I think it's a very personal choice. It's just a matter of finding a style
that works for you.

------
1qaz2wsx3edc
> 1\. Forces brevity

> 2\. It's always available / It never crashes

> 3\. Awesome Weekly Summary

> 4\. Take notes anywhere

On 1.) This is something ultimately up to oneself, I could have a larger
notebook, or use multiple pages. Brevity more over is about self-discipline in
accurately describing tasks. It can also be double edged in that not enough
information or vagueness may increase effort require. This is something
digital tools can help alleviate by allowing for additional information
(todos, comments, etc).

On 2.) Sure, paper beats the redundancy of digital or online tools, but let's
not forget about the power and utility they can provide as well.

On 3.) Digital tools by contrast can work around this exceeding well and in
detail (calendars, weekly iterations, etc).

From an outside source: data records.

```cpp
bool runs_beside(SharedStreams& S, hipStream_t a, hipStream_t b) {
    if (S.probe_buf == nullptr && hipMalloc(reinterpret_cast<void**>(&S.probe_buf), 2 * sizeof(unsigned long long)) != hipSuccess) return false;
    hipLaunchKernelGGL(stream_probe_spin_kernel, dim3(1), dim3(1), 0, a, S.probe_buf, 30000ll);
    hipLaunchKernelGGL(stream_probe_stamp_kernel, dim3(1), dim3(1), 0, b, S.probe_buf);
    if (hipStreamSynchronize(b) != hipSuccess || hipStreamSynchronize(a) != hipSuccess) return false;
    unsigned long long h[2] = {0, 0};
    if (hipMemcpy(h, S.probe_buf, sizeof(h), hipMemcpyDeviceToHost) != hipSuccess) return false;
    return h[1] < h[0];
}
}

hipStream_t clhip_shared_stream(int role, hipStream_t main_s, bool low_priority) {
    int dev = 0;
    if (hipGetDevice(&dev) != hipSuccess || dev < 0 || dev >= 16 || role < 0 || role > 1) return nullptr;
    std::lock_guard<std::mutex> lk(g_stream_mu);
    SharedStreams& S = g_shared[dev];
    if (low_priority) {
        if (S.low_prio == nullptr) {
            int prio_lo = 0, prio_hi = 0;
            (void)hipDeviceGetStreamPriorityRange(&prio_lo, &prio_hi);
            if (hipStreamCreateWithPriority(&S.low_prio, hipStreamNonBlocking, prio_lo) != hipSuccess) S.low_prio = nullptr;
        }
        return S.low_prio;
    }
    (void)role;
    const auto key = std::make_pair(main_s, 0);
    auto it = S.chosen.find(key);
    if (it != S.chosen.end()) return it->second;
    {
        hipStreamCaptureStatus cap = hipStreamCaptureStatusNone;
        (void)hipStreamIsCapturing(main_s, &cap);
        if (cap != hipStreamCaptureStatusNone) {
            for (const auto& kv : S.chosen) if (kv.second != main_s) return kv.second;
            for (hipStream_t c : S.pool) if (c != main_s) return c;
            return nullptr;
        }
    }
    const int probe_cfg = clhip_cfg("STREAM_PROBE") != nullptr ? atoi(clhip_cfg("STREAM_PROBE")) : 1;
    hipStream_t pick = nullptr, fallback = nullptr;
    for (size_t k = 0; k < 8 && pick == nullptr; ++k) {
        if (k == S.pool.size()) {
            hipStream_t s = nullptr;
            if (hipStreamCreateWithFlags(&s, hipStreamNonBlocking) != hipSuccess) break;
            S.pool.push_back(s);
        }
        hipStream_t c = S.pool[k];
        if (c == main_s) continue;
        if (fallback == nullptr) fallback = c;
        if (probe_cfg == 0 || runs_beside(S, main_s, c)) pick = c;
    }
    if (pick == nullptr) pick = fallback;
    if (pick != nullptr) S.chosen[key] = pick;
    return pick;
}

// ... 72 lines not shown
```

### libcontinual_amd/csrc/common.h

```cpp
#pragma once
#include <hip/hip_runtime.h>
#include <stdint.h>
#include <stdio.h>
#include <stdarg.h>

#include "../../include/clhip.h"

typedef uint16_t bf16_t;
typedef __attribute__((ext_vector_type(8))) __bf16 bf16x8_t;
typedef __attribute__((ext_vector_type(4))) float f32x4;
typedef __attribute__((ext_vector_type(4))) short s16x4;

void clhip_set_error(const char* fmt, ...);
hipStream_t clhip_shared_stream(int role, hipStream_t main_s, bool low_priority);
const char* clhip_cfg(const char* name);

#define CLHIP_CHECK_ARG(cond)                                                          \
    do {                                                                               \
        if (!(cond)) {                                                                 \
            clhip_set_error("%s:%d: invalid argument: %s", __FILE__, __LINE__, #cond); \
            return CLHIP_EINVAL;                                                       \
        }                                                                              \
    } while (0)
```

Finally on 4.) Sure, I won't argue against papers innate redundancy, but I
feel like digital services convenience me just as well with mobile & web apps
(as long as I can get the full site though :P).

Anywho, my long drawn out point is : these strengths can be applied elsewhere,
and just as well. For instance, I use Trello as a scratchpad about various
things I have going on. I've got about 11 or so person boards. Writing things
down and applying a method to limit work in progress is really the corner
stone of getting things done in my opinion. Just my two cents.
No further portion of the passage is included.